Re: [Mesa-dev] Linux Graphics Next: Userspace submission update

Christian König <ckoenig.leichtzumerken@xxxxxxxxx> · Fri, 4 Jun 2021 13:27:15 +0200

Am 04.06.21 um 10:57 schrieb Daniel Vetter:
On Fri, Jun 04, 2021 at 09:00:31AM +0200, Christian König wrote:
Am 02.06.21 um 21:19 schrieb Daniel Vetter:
On Wed, Jun 02, 2021 at 08:52:38PM +0200, Christian König wrote:
Am 02.06.21 um 20:48 schrieb Daniel Vetter:
On Wed, Jun 02, 2021 at 05:38:51AM -0400, Marek Olšák wrote:
On Wed, Jun 2, 2021 at 5:34 AM Marek Olšák <maraeo@xxxxxxxxx> wrote:

Yes, we can't break anything because we don't want to complicate things
for us. It's pretty much all NAK'd already. We are trying to gather more
knowledge and then make better decisions.

The idea we are considering is that we'll expose memory-based sync objects
to userspace for read only, and the kernel or hw will strictly control the
memory writes to those sync objects. The hole in that idea is that
userspace can decide not to signal a job, so even if userspace can't
overwrite memory-based sync object states arbitrarily, it can still decide
not to signal them, and then a future fence is born.

This would actually be treated as a GPU hang caused by that context, so it
should be fine.
This is practically what I proposed already, except your not doing it with
dma_fence. And on the memory fence side this also doesn't actually give
what you want for that compute model.

This seems like a bit a worst of both worlds approach to me? Tons of work
in the kernel to hide these not-dma_fence-but-almost, and still pain to
actually drive the hardware like it should be for compute or direct
display.

Also maybe I've missed it, but I didn't see any replies to my suggestion
how to fake the entire dma_fence stuff on top of new hw. Would be
interesting to know what doesn't work there instead of amd folks going of
into internal again and then coming back with another rfc from out of
nowhere :-)
Well to be honest I would just push back on our hardware/firmware guys that
we need to keep kernel queues forever before going down that route.
I looked again, and you said the model wont work because preemption is way
too slow, even when the context is idle.

I guess at that point I got maybe too fed up and just figured "not my
problem", but if preempt is too slow as the unload fence, you can do it
with pte removal and tlb shootdown too (that is hopefully not too slow,
otherwise your hw is just garbage and wont even be fast for direct submit
compute workloads).
Have you seen that one here:
https://www.spinics.net/lists/amd-gfx/msg63101.html :)

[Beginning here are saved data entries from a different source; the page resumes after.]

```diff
diff --git a/surfelmeshing_b200/csrc/transfer.cu b/surfelmeshing_b200/csrc/transfer.cu
--- a/surfelmeshing_b200/csrc/transfer.cu
+++ b/surfelmeshing_b200/csrc/transfer.cu
@@ -22,7 +22,6 @@
 
 #define SM_S(row, i) d.surfels[static_cast<size_t>(row) * d.stride + (i)]
 #define SM_SU(row, i) reinterpret_cast<u32*>(d.surfels)[static_cast<size_t>(row) * d.stride + (i)]
-#define SM_SMOOTH(axis, i) d.smooth[static_cast<size_t>(axis) * d.stride + (i)]
 
 constexpr int kBlock = 256;
 
@@ -62,9 +61,10 @@
     a.index[k] = i;
     float* v = a.values + k;
     const size_t c = a.capacity;
-    v[0 * c] = SM_SMOOTH(0, i);
-    v[1 * c] = SM_SMOOTH(1, i);
-    v[2 * c] = SM_SMOOTH(2, i);
+    const float4 smooth = d.smooth[i];
+    v[0 * c] = smooth.x;
+    v[1 * c] = smooth.y;
+    v[2 * c] = smooth.z;
     v[3 * c] = radius_squared;
     v[4 * c] = SM_S(SM_ROW_NORMAL_X, i);
     v[5 * c] = SM_S(SM_ROW_NORMAL_Y, i);
@@ -90,7 +90,8 @@
 __global__ void __launch_bounds__(kBlock) k_viz_buffers(DeviceState d, VizArgs a) {
   const u32 n = d.counters->surfel_count[a.count_slot];
   for (u32 i = blockIdx.x * blockDim.x + threadIdx.x; i < n; i += gridDim.x * blockDim.x) {
-    const float sx = SM_SMOOTH(0, i), sy = SM_SMOOTH(1, i), sz = SM_SMOOTH(2, i);
+    const float4 smooth = d.smooth[i];
+    const float sx = smooth.x, sy = smooth.y, sz = smooth.z;
     if (a.vertex) {
       const u32 creation_stamp = SM_SU(SM_ROW_CREATION_STAMP, i);
       const bool output_vertex = creation_stamp <= a.latest_triangulated_frame_index || i >= a.latest_mesh_surfel_count;
@@ -152,7 +153,9 @@
   const size_t bytes = sizeof(float) * n;
   const float* s = r->d.surfels;
   const size_t st = r->d.stride;
-  const float* src[7] = {r->d.smooth + 0 * st, r->d.smooth + 1 * st, r->d.smooth + 2 * st,
+  const int mirrored = MirrorRegRecords(stream, r->d, n, r->sm_count);
+  if (mirrored != SM_OK) return mirrored;
+  const float* src[7] = {s + SM_ROW_SMOOTH_X * st, s + SM_ROW_SMOOTH_Y * st, s + SM_ROW_SMOOTH_Z * st,
                          s + SM_ROW_RADIUS_SQUARED * st, s + SM_ROW_NORMAL_X * st, s + SM_ROW_NORMAL_Y * st,
                          s + SM_ROW_NORMAL_Z * st};
   for (int k = 0; k < 7; ++k) SM_CUDA(cudaMemcpyAsync(out[k], src[k], bytes, cudaMemcpyDeviceToHost, stream));
```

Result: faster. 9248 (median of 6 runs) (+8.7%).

I've rejected it because I think polling for 6 seconds on a TLB flush which
can block interrupts as well is just madness.
Hm but I thought you had like 2 tlb flush modes, the shitty one (with
retrying page faults) and the not so shitty one?

Yeah, we call this the lightweight and the heavyweight tlb flush.

The lighweight can be used when you are sure that you don't have any of 
the PTEs currently in flight in the 3D/DMA engine and you just need to 
invalidate the TLB.

The heavyweight must be used when you need to invalidate the TLB *AND* 
make sure that no concurrently operation moves new stuff into the TLB.

The problem is for this use case we have to use the heavyweight one.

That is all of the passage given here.